Instead, forewarned by friends at court, Mary fled out of reach to the depths of East Anglia, were she had vast estates and a loyal following. On 10 July, she proclaimed herself rightful queen of England, and two days later she took up residence at the great castle of Framlingham, which she made her headquarters for armed assault on the throne of England. Troops flooded in and Mary inspected her army in front of the castle in true royal style.
But no blow needed to be struck. Faced with Mary’s overwhelming strength the Grey faction threw in the towel and Queen Jane was deposed after reigning for less than a fortnight. It was legality, legitimacy and the sense that she was Henry VIII’s daughter which had won the day for Mary, but she herself didn’t see it like that. ‘In thee O Lord I trust, that I be not confounded forever,’ Mary said; ‘if God be for us; who can be against us?’ She was convinced that her accession against all the odds was a miracle brought about by God for His own purposes; it was a sign, and she was now a woman with a mission to restore England to the Catholic faith.
In public, Mary promised to return to something like the consensus of her father’s last years: there would be no forced conversions, her propaganda implied. In private she was more candid: ‘she boasted herself a virgin sent of God to ride and tame the people of England’. The contrast was reflected in the hesitant start to reconversion: to begin with people were ‘encouraged’ to return to the old faith after nearly twenty years of Protestant reforms, and Edward’s policies were assaulted only slowly. But it would not be long before Mary increased the pace of bringing England back to true religion.
First, however, to prevent the country ever returning to the heresy of Protestantism, Mary must marry and produce an heir. For otherwise her father’s will left the throne to her Protestant half-sister, Elizabeth. Long ago in her youth, Mary had been briefly betrothed to the Emperor Charles V. Now Charles offered her his own son and heir, Philip, who had been brought up in Spain and was imbued with that country’s passionate Catholicism. More importantly, his father had dedicated the empire’s resources to stamping out Protestantism throughout Europe. Now England would be brought back to due obedience to the pope. But the idea of a Spanish king ruling in England was wildly unpopular.
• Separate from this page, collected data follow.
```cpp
static void ctx_destroy_internal(ffs_ctx* c);
namespace {
struct Registry {
    std::mutex mu;
    std::unordered_set<const void*> live[3];
    std::atomic<bool> exiting{false};
    bool exit_hook_installed = false;
};
Registry& registry() {
    static Registry* r = new Registry();
    return *r;
}
static void on_process_exit() {
    Registry& r = registry();
    std::vector<ffs_ctx*> ctxs;
// ... 248 lines not shown
    }
    for (ffs_stream* s : streams)
        if (handle_take(kHandleStream, s)) stream_destroy_internal(s);
    for (ffs_stack3d* st : stacks)
        if (handle_take(kHandleStack, st)) {
            g_live_stacks.fetch_sub(1);
            stack3d_free(st);
        }
    ctx_destroy_internal(c);
}

static void ctx_destroy_internal(ffs_ctx* c) {
    (void)hipSetDevice(c->device);
    ahead_stop(c, true);
    for (auto* st : c->stack_pool) stack3d_free(st);
    c->stack_pool.clear();
    if (AssemblyPool* pool = c->assembly.exchange(nullptr)) {
        pool->owner.lock();
        pool->owner.unlock();
        delete pool;
    }
    if (c->d_maskbits) (void)hipFree(c->d_maskbits);
    if (c->d_gain_map) (void)hipFree(c->d_gain_map);
    if (c->d_radial_map) (void)hipFree(c->d_radial_map);
    if (c->stats_st) {
        (void)hipStreamSynchronize(c->stats_st);
        (void)hipStreamDestroy(c->stats_st);
    }
    if (c->d_stats) (void)hipFree(c->d_stats);
    if (c->d_ginfo) (void)hipFree(c->d_ginfo);
    if (c->d_mmap) (void)hipFree(c->d_mmap);
    if (c->dense_st) (void)hipStreamDestroy(c->dense_st);
    if (c->dense_st2) (void)hipStreamDestroy(c->dense_st2);
    if (c->d_handoff) (void)hipFree(c->d_handoff);
    if (c->up_st) (void)hipStreamDestroy(c->up_st);
    for (auto st : c->sparse_st) if (st) (void)hipStreamDestroy(st);
    for (auto e : c->chain_ev) if (e) (void)hipEventDestroy(e);
    for (auto& pb : c->pinned_pool) pinned_free(pb);
    delete c;
}

static int rebuild_mask_tables(ffs_ctx* c) {
    const Layout& L = c->L;
    const uint32_t gpitch = ginfo_pitch(L, c->pixel_bytes);
    HIP_TRY(c, hipMemset(c->d_ginfo, 0, (size_t)(L.H + kInfoExtraRows) * gpitch));
    const int groups = L.pitch_px / (c->pixel_bytes == 2 ? 8 : 4);
    (void)hipGetLastError();
    if (c->pixel_bytes == 2)
        hipLaunchKernelGGL(k_build_maps, dim3((groups + 255) / 256, L.H), dim3(256), 0, 0, c->d_maskbits, L.mpitch, L.W, L.H,
                           L.pitch_px, c->d_mmap, c->d_ginfo, gpitch);
    else
        hipLaunchKernelGGL(k_build_maps4, dim3((groups + 255) / 256, L.H), dim3(256), 0, 0, c->d_maskbits, L.mpitch, L.W, L.H,
                           L.pitch_px, c->d_mmap, c->d_ginfo, gpitch);
    HIP_TRY(c, hipGetLastError());
    c->empty_runs = EmptyRuns{};
    uint8_t* d_flags = nullptr;
    HIP_TRY(c, hipMalloc(reinterpret_cast<void**>(&d_flags), (size_t)L.H));
    hipLaunchKernelGGL(k_row_flags, dim3((unsigned)L.H), dim3(64), 0, 0, c->d_maskbits, L.mpitch, L.H, d_flags);
    std::vector<uint8_t> flags((size_t)L.H, 1);
    hipError_t e = hipGetLastError();
    if (e == hipSuccess) e = hipMemcpy(flags.data(), d_flags, flags.size(), hipMemcpyDeviceToHost);
    (void)hipFree(d_flags);
    HIP_TRY(c, e);
    HIP_TRY(c, hipDeviceSynchronize());
    c->empty_runs = empty_runs_of(flags.data(), L.H);
    return FFS_OK;
}

static int ffs_ctx_set_mask_impl(ffs_ctx* c, const uint8_t* host_mask) {
    if (!c) return FFS_ERR_INVALID;
    const Layout& L = c->L;
    std::vector<uint8_t> bits(L.plane_frame_stride, 0);
    const int full = L.W / 8;
    for (int y = 0; y < L.H; ++y) {
        uint8_t* row = bits.data() + (size_t)y * L.mpitch;
        if (host_mask) {
            const uint8_t* m = host_mask + (size_t)y * L.W;
            for (int g = 0; g < full; ++g) {
                uint64_t v;
                std::memcpy(&v, m + 8 * g, 8);
                const uint64_t nz = (((v & 0x7F7F7F7F7F7F7F7Full) + 0x7F7F7F7F7F7F7F7Full) | v) & 0x8080808080808080ull;
                row[g] = (uint8_t)(((nz >> 7) * 0x0102040810204080ull) >> 56);
            }
            for (int x = full * 8; x < L.W; ++x)
                if (m[x]) row[x >> 3] |= (uint8_t)(1u << (x & 7));
        } else {
            std::memset(row, 0xFF, (size_t)full);
            for (int x = full * 8; x < L.W; ++x) row[x >> 3] |= (uint8_t)(1u << (x & 7));
        }
    }
    HIP_TRY(c, hipSetDevice(c->device));
    HIP_TRY(c, hipMemcpy(c->d_maskbits, bits.data(), bits.size(), hipMemcpyHostToDevice));
    return rebuild_mask_tables(c);
}

static int ffs_ctx_get_mask_impl(ffs_ctx* c, uint8_t* host_mask) {
    if (!c || !host_mask) return FFS_ERR_INVALID;
    const Layout& L = c->L;
    std::vector<uint8_t> bits(L.plane_frame_stride);
    HIP_TRY(c, hipSetDevice(c->device));
    HIP_TRY(c, hipMemcpy(bits.data(), c->d_maskbits, bits.size(), hipMemcpyDeviceToHost));
    for (int y = 0; y < L.H; ++y)
        for (int x = 0; x < L.W; ++x)
            host_mask[(size_t)y * L.W + x] = (bits[(size_t)y * L.mpitch + (x >> 3)] >> (x & 7)) & 1;
    return FFS_OK;
}
// ... 493 lines not shown
```

fast-feedback-service_amd/csrc/kernels_mask.hpp:

```cpp
#pragma once
#include "ffs_device.h"

namespace ffsamd {

__global__ __launch_bounds__(256) void k_build_maps(const uint8_t* maskbits, uint32_t mpitch, int W, int H, int pitch_px,
                                                    uint8_t* mmap, uint8_t* ginfo, uint32_t gpitch_bytes) {
    const int g = blockIdx.x * 256 + threadIdx.x;
    const int y = blockIdx.y;
    if (g * 8 >= pitch_px) return;
    uint32_t cnt[8] = {0, 0, 0, 0, 0, 0, 0, 0};
    for (int dy = -3; dy <= 3; ++dy) {
        const int yy = y + dy;
        if (yy < 0 || yy >= H) continue;
        const uint8_t* row = maskbits + (uint64_t)yy * mpitch;
        uint32_t b = (uint32_t)row[g] << 8;
        if (g > 0) b |= row[g - 1];
        if ((uint32_t)(g + 1) < mpitch) b |= (uint32_t)row[g + 1] << 16;
        for (int j = 0; j < 8; ++j) cnt[j] += __popc((b >> (j + 5)) & 0x7Fu);
    }
    const uint32_t own = maskbits[(uint64_t)y * mpitch + g];
    uint32_t mn = 255, mx = 0;
    for (int j = 0; j < 8; ++j) {
        mmap[(uint64_t)y * pitch_px + g * 8 + j] = (uint8_t)cnt[j];
        if ((own >> j) & 1u) { mn = min(mn, cnt[j]); mx = max(mx, cnt[j]); }
    }
    if (mx == 0) mn = 0;
    ginfo[(uint64_t)y * gpitch_bytes + g * 4] = (uint8_t)own;
    ginfo[(uint64_t)(y + kInfoExtraRows) * gpitch_bytes + g * 4 + 1] = (uint8_t)mn;
    ginfo[(uint64_t)(y + kInfoExtraRows) * gpitch_bytes + g * 4 + 2] = (uint8_t)mx;
    ginfo[(uint64_t)(y + kInfoExtraRows) * gpitch_bytes + g * 4 + 3] = (uint8_t)own;
}

__global__ __launch_bounds__(256) void k_build_maps4(const uint8_t* maskbits, uint32_t mpitch, int W, int H, int pitch_px,
                                                     uint8_t* mmap, uint8_t* ginfo, uint32_t gpitch_bytes) {
    const int g = blockIdx.x * 256 + threadIdx.x;
    const int y = blockIdx.y;
    if (g * 4 >= pitch_px) return;
    uint32_t cnt[4] = {0, 0, 0, 0};
    const int byte0 = (g * 4) >> 3, sh = (g * 4) & 7;
    for (int dy = -3; dy <= 3; ++dy) {
        const int yy = y + dy;
        if (yy < 0 || yy >= H) continue;
        const uint8_t* row = maskbits + (uint64_t)yy * mpitch;
        uint32_t b = (uint32_t)row[byte0] << 8;
        if (byte0 > 0) b |= row[byte0 - 1];
        if ((uint32_t)(byte0 + 1) < mpitch) b |= (uint32_t)row[byte0 + 1] << 16;
        for (int j = 0; j < 4; ++j) cnt[j] += __popc((b >> (5 + sh + j)) & 0x7Fu);
    }
    const uint32_t own = (maskbits[(uint64_t)y * mpitch + byte0] >> sh) & 0xFu;
    uint32_t mn = 255, mx = 0;
    for (int j = 0; j < 4; ++j) {
        mmap[(uint64_t)y * pitch_px + g * 4 + j] = (uint8_t)cnt[j];
        if ((own >> j) & 1u) { mn = min(mn, cnt[j]); mx = max(mx, cnt[j]); }
    }
    if (mx == 0) mn = 0;
    ginfo[(uint64_t)y * gpitch_bytes + g * 4] = (uint8_t)own;
    ginfo[(uint64_t)(y + kInfoExtraRows) * gpitch_bytes + g * 4 + 1] = (uint8_t)mn;
    ginfo[(uint64_t)(y + kInfoExtraRows) * gpitch_bytes + g * 4 + 2] = (uint8_t)mx;
    ginfo[(uint64_t)(y + kInfoExtraRows) * gpitch_bytes + g * 4 + 3] = (uint8_t)own;
}

__global__ __launch_bounds__(64) void k_row_flags(const uint8_t* maskbits, uint32_t mpitch, int H, uint8_t* flags) {
    const int y = blockIdx.x;
    if (y >= H) return;
    const uint32_t* row = reinterpret_cast<const uint32_t*>(maskbits + (uint64_t)y * mpitch);
    uint32_t any = 0;
    for (uint32_t w = threadIdx.x; w < mpitch / 4; w += 64) any |= row[w];
    const unsigned long long m = __ballot(any != 0u);
    if (threadIdx.x == 0) flags[y] = m != 0ull ? 1 : 0;
}

__global__ void k_resolution_mask(uint8_t* maskbits, uint32_t mpitch, int W, int H, float wavelength,
                                  float distance, float cx, float cy, float psx, float psy,
                                  float dmin, float dmax) {
    const int bx = blockIdx.x * blockDim.x + threadIdx.x;
    const int y = blockIdx.y;
    if (bx * 8 >= W || y >= H) return;
    uint8_t* p = maskbits + (uint64_t)y * mpitch + bx;
    uint32_t b = *p;
    for (int j = 0; j < 8; ++j) {
        const int x = bx * 8 + j;
        if (x >= W || !((b >> j) & 1u)) continue;
        const float dx = (((float)x + 0.5f) - cx) * psx;
        const float dy = (((float)y + 0.5f) - cy) * psy;
        const float r = sqrtf(dx * dx + dy * dy);
        const float theta = 0.5f * atanf(r / distance);
        const float res = wavelength / (2.0f * sinf(theta));
        if ((dmin > 0 && res < dmin) || (dmax > 0 && res > dmax)) b &= ~(1u << j);
    }
    *p = (uint8_t)b;
}

}
```

fast-feedback-service_amd/csrc/kernels_stream.hpp:

```cpp
#pragma once
#include "kernels_threshold.hpp"

#ifndef FFS_IMG_LOAD_AUX
#define FFS_IMG_LOAD_AUX 0
#endif

namespace ffsamd {

constexpr int kSQWords = 32;
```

Even though a yearning for Catholicism remained widespread in England, decades of anti-papal, nationalistic propaganda had also done their work. The papacy was looked upon as foreign and un-English. Thus, when the Spanish embassy arrived, boys threw snowballs at them, and the rest of the crowd, ‘nothing rejoicing, held down their heads sorrowfully’. More seriously, an uprising in Kent in 1554, led by Sir Thomas Wyatt, fought its way to London, and for a while Mary’s throne was in jeopardy.
Mary rose to the occasion, won over Londoners with a magnificent speech in Guildhall and crushed the revolt. She then exacted a terrible revenge, executing all the leaders of the conspiracy, and Lady Jane Grey herself, whom she had hitherto spared. Elizabeth was implicated in the rebellion and sent to the Tower. With the rebellion defeated, and with Parliament’s reluctant acquiescence, there was now no barrier to Mary’s marriage to Philip.
Philip landed in Southampton on 20 July 1554. It was close to the first anniversary of Mary’s accession. Five days later Philip and Mary were married at Winchester Cathedral. The couple processed through the west doors along an elevated walkway to a high platform in the centre of the nave, where the ceremony took place. It deliberately invoked an older and better world. Mary used an old-fashioned wedding ring made of a band of plain gold, and she swore the woman’s old oath, to be ‘Bonny and buxom in bed and at board’. If the couple were able to have children, that older, better Catholic world would live again.
Mary was thirty-seven and prematurely aged. But she sincerely believed that God would once again favour her and England with a miracle. A few months later, Mary, like her namesake the Blessed Virgin, declared that the ‘babe had stirred in her womb’. The prospect of a Catholic heir greatly strengthened Mary’s hand, and Parliament voted to return the Church of England to the obedience of the pope. The Royal Supremacy, which Henry VIII had forced on the English people, seemed to be over.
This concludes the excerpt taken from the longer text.